PROBLEM STATEMENT
Restate the whole listing exactly.
━━━ MATERIAL TO PROCESS
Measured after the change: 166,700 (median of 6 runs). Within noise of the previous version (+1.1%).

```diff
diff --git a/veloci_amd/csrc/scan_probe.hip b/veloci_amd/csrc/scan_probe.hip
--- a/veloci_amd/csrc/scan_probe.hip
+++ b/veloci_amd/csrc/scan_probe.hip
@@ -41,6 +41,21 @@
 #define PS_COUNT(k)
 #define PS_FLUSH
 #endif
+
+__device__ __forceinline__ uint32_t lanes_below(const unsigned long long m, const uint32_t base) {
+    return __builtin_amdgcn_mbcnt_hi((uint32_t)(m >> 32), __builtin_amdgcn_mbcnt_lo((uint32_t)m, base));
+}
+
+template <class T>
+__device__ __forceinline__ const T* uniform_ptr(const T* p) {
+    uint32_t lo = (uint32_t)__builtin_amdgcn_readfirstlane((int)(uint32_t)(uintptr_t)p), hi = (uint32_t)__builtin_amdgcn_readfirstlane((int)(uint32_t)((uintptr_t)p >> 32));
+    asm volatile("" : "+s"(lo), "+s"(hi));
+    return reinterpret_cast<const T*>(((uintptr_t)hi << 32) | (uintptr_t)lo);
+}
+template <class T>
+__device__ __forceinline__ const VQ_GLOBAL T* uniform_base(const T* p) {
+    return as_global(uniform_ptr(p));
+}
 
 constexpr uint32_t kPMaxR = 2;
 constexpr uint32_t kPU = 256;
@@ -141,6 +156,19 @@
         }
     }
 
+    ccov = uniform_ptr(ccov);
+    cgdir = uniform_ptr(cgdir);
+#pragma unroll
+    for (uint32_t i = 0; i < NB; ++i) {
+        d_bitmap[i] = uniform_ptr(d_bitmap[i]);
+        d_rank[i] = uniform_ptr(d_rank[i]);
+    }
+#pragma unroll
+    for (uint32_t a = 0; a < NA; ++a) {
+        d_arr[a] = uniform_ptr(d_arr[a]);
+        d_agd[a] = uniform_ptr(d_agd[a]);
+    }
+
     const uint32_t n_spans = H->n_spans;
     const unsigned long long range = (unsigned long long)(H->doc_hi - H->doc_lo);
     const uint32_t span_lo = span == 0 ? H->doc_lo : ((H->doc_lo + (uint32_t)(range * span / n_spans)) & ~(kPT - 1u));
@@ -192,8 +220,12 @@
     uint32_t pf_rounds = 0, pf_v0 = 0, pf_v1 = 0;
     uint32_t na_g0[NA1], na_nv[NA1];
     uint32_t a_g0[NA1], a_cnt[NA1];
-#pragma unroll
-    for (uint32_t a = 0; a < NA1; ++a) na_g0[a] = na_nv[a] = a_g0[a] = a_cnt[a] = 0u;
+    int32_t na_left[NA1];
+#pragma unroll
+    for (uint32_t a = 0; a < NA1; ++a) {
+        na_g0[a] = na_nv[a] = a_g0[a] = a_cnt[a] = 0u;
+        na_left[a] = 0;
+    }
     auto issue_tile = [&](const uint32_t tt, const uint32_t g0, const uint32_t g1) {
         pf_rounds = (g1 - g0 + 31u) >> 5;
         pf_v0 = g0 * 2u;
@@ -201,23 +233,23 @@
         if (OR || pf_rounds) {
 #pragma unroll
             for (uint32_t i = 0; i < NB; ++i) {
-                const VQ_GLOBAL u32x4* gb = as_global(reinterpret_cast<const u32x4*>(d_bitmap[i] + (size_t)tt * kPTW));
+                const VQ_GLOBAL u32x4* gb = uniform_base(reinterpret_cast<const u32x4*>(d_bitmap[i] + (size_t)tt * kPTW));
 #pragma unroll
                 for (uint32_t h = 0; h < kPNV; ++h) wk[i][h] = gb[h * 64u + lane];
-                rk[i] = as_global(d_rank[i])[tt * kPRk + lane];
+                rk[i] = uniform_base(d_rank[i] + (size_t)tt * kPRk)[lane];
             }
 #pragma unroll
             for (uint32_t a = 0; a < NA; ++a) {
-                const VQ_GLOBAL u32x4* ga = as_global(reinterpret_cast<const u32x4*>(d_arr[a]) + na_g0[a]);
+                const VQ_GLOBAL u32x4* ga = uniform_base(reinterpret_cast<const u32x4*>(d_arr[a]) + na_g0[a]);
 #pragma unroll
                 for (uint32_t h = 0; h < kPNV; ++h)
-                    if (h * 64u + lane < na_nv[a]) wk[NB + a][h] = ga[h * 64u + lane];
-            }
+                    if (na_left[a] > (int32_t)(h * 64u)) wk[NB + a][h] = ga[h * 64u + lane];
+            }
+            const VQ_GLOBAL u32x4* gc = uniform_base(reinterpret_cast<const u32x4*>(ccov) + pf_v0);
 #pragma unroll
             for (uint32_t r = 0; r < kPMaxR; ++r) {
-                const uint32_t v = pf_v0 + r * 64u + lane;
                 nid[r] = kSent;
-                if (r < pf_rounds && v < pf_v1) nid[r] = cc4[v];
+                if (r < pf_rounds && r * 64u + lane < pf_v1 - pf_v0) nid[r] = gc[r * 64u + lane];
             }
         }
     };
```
━━━━━━
RESPONSE BELOW
Measured after the change: 166,700 (median of 6 runs). Within noise of the previous version (+1.1%).

```diff
diff --git a/veloci_amd/csrc/scan_probe.hip b/veloci_amd/csrc/scan_probe.hip
--- a/veloci_amd/csrc/scan_probe.hip
+++ b/veloci_amd/csrc/scan_probe.hip
@@ -41,6 +41,21 @@
 #define PS_COUNT(k)
 #define PS_FLUSH
 #endif
+
+__device__ __forceinline__ uint32_t lanes_below(const unsigned long long m, const uint32_t base) {
+    return __builtin_amdgcn_mbcnt_hi((uint32_t)(m >> 32), __builtin_amdgcn_mbcnt_lo((uint32_t)m, base));
+}
+
+template <class T>
+__device__ __forceinline__ const T* uniform_ptr(const T* p) {
+    uint32_t lo = (uint32_t)__builtin_amdgcn_readfirstlane((int)(uint32_t)(uintptr_t)p), hi = (uint32_t)__builtin_amdgcn_readfirstlane((int)(uint32_t)((uintptr_t)p >> 32));
+    asm volatile("" : "+s"(lo), "+s"(hi));
+    return reinterpret_cast<const T*>(((uintptr_t)hi << 32) | (uintptr_t)lo);
+}
+template <class T>
+__device__ __forceinline__ const VQ_GLOBAL T* uniform_base(const T* p) {
+    return as_global(uniform_ptr(p));
+}
 
 constexpr uint32_t kPMaxR = 2;
 constexpr uint32_t kPU = 256;
@@ -141,6 +156,19 @@
         }
     }
 
+    ccov = uniform_ptr(ccov);
+    cgdir = uniform_ptr(cgdir);
+#pragma unroll
+    for (uint32_t i = 0; i < NB; ++i) {
+        d_bitmap[i] = uniform_ptr(d_bitmap[i]);
+        d_rank[i] = uniform_ptr(d_rank[i]);
+    }
+#pragma unroll
+    for (uint32_t a = 0; a < NA; ++a) {
+        d_arr[a] = uniform_ptr(d_arr[a]);
+        d_agd[a] = uniform_ptr(d_agd[a]);
+    }
+
     const uint32_t n_spans = H->n_spans;
     const unsigned long long range = (unsigned long long)(H->doc_hi - H->doc_lo);
     const uint32_t span_lo = span == 0 ? H->doc_lo : ((H->doc_lo + (uint32_t)(range * span / n_spans)) & ~(kPT - 1u));
@@ -192,8 +220,12 @@
     uint32_t pf_rounds = 0, pf_v0 = 0, pf_v1 = 0;
     uint32_t na_g0[NA1], na_nv[NA1];
     uint32_t a_g0[NA1], a_cnt[NA1];
-#pragma unroll
-    for (uint32_t a = 0; a < NA1; ++a) na_g0[a] = na_nv[a] = a_g0[a] = a_cnt[a] = 0u;
+    int32_t na_left[NA1];
+#pragma unroll
+    for (uint32_t a = 0; a < NA1; ++a) {
+        na_g0[a] = na_nv[a] = a_g0[a] = a_cnt[a] = 0u;
+        na_left[a] = 0;
+    }
     auto issue_tile = [&](const uint32_t tt, const uint32_t g0, const uint32_t g1) {
         pf_rounds = (g1 - g0 + 31u) >> 5;
         pf_v0 = g0 * 2u;
@@ -201,23 +233,23 @@
         if (OR || pf_rounds) {
 #pragma unroll
             for (uint32_t i = 0; i < NB; ++i) {
-                const VQ_GLOBAL u32x4* gb = as_global(reinterpret_cast<const u32x4*>(d_bitmap[i] + (size_t)tt * kPTW));
+                const VQ_GLOBAL u32x4* gb = uniform_base(reinterpret_cast<const u32x4*>(d_bitmap[i] + (size_t)tt * kPTW));
 #pragma unroll
                 for (uint32_t h = 0; h < kPNV; ++h) wk[i][h] = gb[h * 64u + lane];
-                rk[i] = as_global(d_rank[i])[tt * kPRk + lane];
+                rk[i] = uniform_base(d_rank[i] + (size_t)tt * kPRk)[lane];
             }
 #pragma unroll
             for (uint32_t a = 0; a < NA; ++a) {
-                const VQ_GLOBAL u32x4* ga = as_global(reinterpret_cast<const u32x4*>(d_arr[a]) + na_g0[a]);
+                const VQ_GLOBAL u32x4* ga = uniform_base(reinterpret_cast<const u32x4*>(d_arr[a]) + na_g0[a]);
 #pragma unroll
                 for (uint32_t h = 0; h < kPNV; ++h)
-                    if (h * 64u + lane < na_nv[a]) wk[NB + a][h] = ga[h * 64u + lane];
-            }
+                    if (na_left[a] > (int32_t)(h * 64u)) wk[NB + a][h] = ga[h * 64u + lane];
+            }
+            const VQ_GLOBAL u32x4* gc = uniform_base(reinterpret_cast<const u32x4*>(ccov) + pf_v0);
 #pragma unroll
             for (uint32_t r = 0; r < kPMaxR; ++r) {
-                const uint32_t v = pf_v0 + r * 64u + lane;
                 nid[r] = kSent;
-                if (r < pf_rounds && v < pf_v1) nid[r] = cc4[v];
+                if (r < pf_rounds && r * 64u + lane < pf_v1 - pf_v0) nid[r] = gc[r * 64u + lane];
             }
         }
     };
```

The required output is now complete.